Their shows involve basically the same thing:  Failing business owners reach out to them for their help, investment, and expertise.  The guys will come to the business, restaurant, or hotel for a couple of weeks, and do everything in their power to turn it from a turd, to a diamond.

What I love about Marcus Lemonis on the Profit, is that the first thing he does after investing money, is take full charge of every decision for a week.

The biggest value that these two consultants and investors bring, isn’t really their cash, it’s their perspective and expertise.

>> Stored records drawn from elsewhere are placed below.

template <int BN, int PASSES, bool F16>
__global__ void __launch_bounds__(UM_THREADS, 1)
conv_umma_kernel(const __grid_constant__ CUtensorMap map_a_hi, const __grid_constant__ CUtensorMap map_a_lo,
                 const __grid_constant__ CUtensorMap map_w_hi, const __grid_constant__ CUtensorMap map_w_lo,
                 const __grid_constant__ CUtensorMap map_a2_hi, const __grid_constant__ CUtensorMap map_a2_lo,
                 const __grid_constant__ CUtensorMap map_w2_hi, const __grid_constant__ CUtensorMap map_w2_lo,
                 const ConvParams p) {
  using Cfg = UmmaCfg<BN>;
  constexpr int STAGES = PASSES == 3 ? Cfg::STAGES3 : Cfg::STAGES1;
  constexpr uint32_t STAGE_BYTES = PASSES == 3 ? Cfg::STAGE3 : Cfg::STAGE1;
  constexpr uint32_t OFF_ALO = Cfg::A_BYTES;
  constexpr uint32_t OFF_WHI = PASSES == 3 ? 2 * Cfg::A_BYTES : Cfg::A_BYTES;
  constexpr uint32_t OFF_WLO = OFF_WHI + Cfg::W_BYTES;
  constexpr int NR = BN / 2;
  static_assert(STAGES >= 2, "need at least a double buffer");

  extern __shared__ uint8_t smem_raw[];
  __shared__ __align__(8) uint64_t bars[2 * 8];
  __shared__ int abort_s;
  __shared__ __align__(16) float stats_s[8][BN][2];

  const uint32_t tiles_base = (smem_u32(smem_raw) + 1023u) & ~1023u;
  const int warp = threadIdx.x >> 5, lane = threadIdx.x & 31;
  const uint32_t bar_full = smem_u32(&bars[0]);
  const uint32_t bar_empty = smem_u32(&bars[8]);
  volatile int* abort_flag = &abort_s;

  if (threadIdx.x == 0) {
    abort_s = 0;
    for (int i = 0; i < STAGES; ++i) { mbar_init(bar_full + 8 * i, 1); mbar_init(bar_empty + 8 * i, 8); }
    asm volatile("fence.mbarrier_init.release.cluster;" ::: "memory");
  }
  __syncthreads();

  const int n_blocks = (p.Cout + BN - 1) / BN;
  const int total_tiles = p.n_tiles * n_blocks * (p.up2 ? 4 : 1);
  const int KB = p.K1 + p.K2;

  if (warp >= 8) {
    setmaxnreg_dec<UM_PRODUCER_REGS>();
    if (warp == 8 && lane == 0) {
      int stage = 0;
      uint32_t phase_bit = 0;
      for (int tile = blockIdx.x; tile < total_tiles; tile += gridDim.x) {
        const int nb = tile % n_blocks;
        int mt = tile / n_blocks;
        int phase = 0;
        if (p.up2) { phase = mt & 3; mt >>= 2; }
        const int tw = mt % p.tiles_w; mt /= p.tiles_w;
        const int th = mt % p.tiles_h;
        const int tb = mt / p.tiles_h;
        const int w0 = tw * p.TW, h0 = th * p.TH, b0 = tb * p.TB, n0 = nb * BN;
        for (int kb = 0; kb < KB; ++kb) {
          mbar_wait(bar_empty + 8 * stage, phase_bit ^ 1, abort_flag, p.fault, 0xE0000000ull | (unsigned)kb);
          const uint32_t sbase = tiles_base + stage * STAGE_BYTES;
          const uint32_t full = bar_full + 8 * stage;
          mbar_expect_tx(full, STAGE_BYTES);
          if (kb < p.K1) {
            const int tap = kb / p.kb_per_tap, cb = kb - tap * p.kb_per_tap;
            int dy = 0, dx = 0, wtap = tap;
            if (p.up2) {
              const int r = tap >> 1, c = tap & 1;
              dy = (phase >> 1) ? r : r - 1;
              dx = (phase & 1) ? c : c - 1;
              wtap = phase * 4 + tap;
            } else if (p.taps == 9) { dy = tap / 3 - 1; dx = tap % 3 - 1; }
            else if (p.taps == 4) { dy = (tap >> 1) + p.origin; dx = (tap & 1) + p.origin; }
            else if (p.w_per_image) wtap = tb;
            tma_load_4d(sbase, &map_a_hi, full, cb * UM_BK, w0 + dx, h0 + dy, b0);
            if (PASSES == 3) tma_load_4d(sbase + OFF_ALO, &map_a_lo, full, cb * UM_BK, w0 + dx, h0 + dy, b0);
            tma_load_3d(sbase + OFF_WHI, &map_w_hi, full, cb * UM_BK, n0, wtap);
            if (PASSES == 3) tma_load_3d(sbase + OFF_WLO, &map_w_lo, full, cb * UM_BK, n0, wtap);
          } else {
            const int cb = kb - p.K1;
            tma_load_4d(sbase, &map_a2_hi, full, cb * UM_BK, w0, h0, b0);
            if (PASSES == 3) tma_load_4d(sbase + OFF_ALO, &map_a2_lo, full, cb * UM_BK, w0, h0, b0);
            tma_load_3d(sbase + OFF_WHI, &map_w2_hi, full, cb * UM_BK, n0, 0);
            if (PASSES == 3) tma_load_3d(sbase + OFF_WLO, &map_w2_lo, full, cb * UM_BK, n0, 0);
          }
          if (++stage == STAGES) { stage = 0; phase_bit ^= 1; }
        }
      }
    }
    return;
  }

  setmaxnreg_inc<UM_CONSUMER_REGS>();
  const int wg = warp >> 2;
  const uint32_t a_off = (uint32_t)wg * 64 * 128;
  int stage = 0;
  uint32_t phase_bit = 0;
  float racc[NR];
  EpiTile pend;
  bool pending = false;
  int slice = 0;
  for (int tile = blockIdx.x; tile < total_tiles; tile += gridDim.x) {
    for (int kb0 = 0; kb0 < KB; kb0 += p.kb_per_chunk) {
      const int kb1 = kb0 + p.kb_per_chunk < KB ? kb0 + p.kb_per_chunk : KB;
      float acc[NR];
#pragma unroll
      for (int j = 0; j < NR; ++j) acc[j] = 0.f;
      int prev = -1;
      for (int kb = kb0; kb < kb1; ++kb) {
        mbar_wait(bar_full + 8 * stage, phase_bit, abort_flag, p.fault, 0xF0000000ull | (unsigned)kb);
        const uint32_t sbase = tiles_base + stage * STAGE_BYTES;
        const uint64_t da_hi = make_sw128_desc(sbase + a_off);
        const uint64_t da_lo = make_sw128_desc(sbase + OFF_ALO + a_off);
        const uint64_t db_hi = make_sw128_desc(sbase + OFF_WHI);
        const uint64_t db_lo = make_sw128_desc(sbase + OFF_WLO);
        wgmma_fence();
#pragma unroll
        for (int k = 0; k < UM_BK / 16; ++k) {
          const uint64_t ko = (uint64_t)(k * 32 >> 4);
          if (PASSES == 3) {
            conv_mma<BN, F16>(acc, da_lo + ko, db_hi + ko);
            conv_mma<BN, F16>(acc, da_hi + ko, db_lo + ko);
          }
          conv_mma<BN, F16>(acc, da_hi + ko, db_hi + ko);
        }
        wgmma_commit();
        wgmma_wait<1>();
        if (prev >= 0 && lane == 0) mbar_arrive(bar_empty + 8 * prev);
        prev = stage;
        if (++stage == STAGES) { stage = 0; phase_bit ^= 1; }
        if (pending) {
          const int s_end = kb + 1 < kb1 ? slice + 1 : UM_SLICES;
          epi_slices<BN>(p, racc, pend, slice, s_end, warp, lane, stats_s);
          slice = s_end;
        }
      }
      if (pending) {
        epi_stats_out<BN>(p, pend, stats_s);
        pending = false;
      }
      wgmma_wait<0>();
      reg_fence<NR>(acc);
      if (lane == 0) mbar_arrive(bar_empty + 8 * prev);
      if (kb0 == 0) {
#pragma unroll
        for (int j = 0; j < NR; ++j) racc[j] = 0.f + acc[j];
      } else {
#pragma unroll
        for (int j = 0; j < NR; ++j) racc[j] += acc[j];
      }
    }
    pend = epi_tile(p, tile, n_blocks, warp, lane);
    pending = true;
    slice = 0;
  }
  if (pending) {
    epi_slices<BN>(p, racc, pend, 0, UM_SLICES, warp, lane, stats_s);
    epi_stats_out<BN>(p, pend, stats_s);
  }
}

They follow the same path:

  • Get real about the brutal facts
  • Cast vision for just how horrific the current state of affairs is
  • Rub it in a bit with the owner, to get them ticked off and feisty about their ugly and mismanaged “child”
  • Listen to the customers voice and focus on delivering value
  • Fix process, people, and product with a brutal “customer centric” perspective
  • Simplify what they do according to Jim Collins’ Hedgehog Principle & STOP DOING ANYTHING ELSE
    • What can you be best at
    • What are you passionate about
    • What drives your economic engine (what actually MAKES MONEY)
  • Gets rid of people that are keeping the business behind – usually the owners
  • FOCUS FOCUS FOCUS – do one thing great rather than lots of things mediocre

What I find funniest, is that these business owners are the ones that reach out to Ramsey and Lemonis, and then they get all bowed up, and angry when they get confronted with the brutal facts.

Brutal Facts:

Brutal facts are things like this:

  • You might like your food, but your sales say something different
  • You think you’re good at sales, but it’s easy to see that  you’re not
  • You are a bad manager
  • You are a bad leader
  • You are wrong
  • Your team dislikes you
  • You cause people to cringe

If you were to suddenly get every customer of yours, and every critic together, and give anonymously survey them with the following questions, what would they say?

  • If you had to choose, what’s the worst part of working with _______
  • If you had to think of some things, even if they’re super uncomfortable, under total anonymity, what do your biggest critics say about this company, even if you don’t agree?
  • What’s the thing we execute the most poorly or most mediocre?
  • Ask an employee, what would you do in the first 30 days if you were suddenly put in charge?
  • What does the owners biggest critics say about them, even if you don’t agree?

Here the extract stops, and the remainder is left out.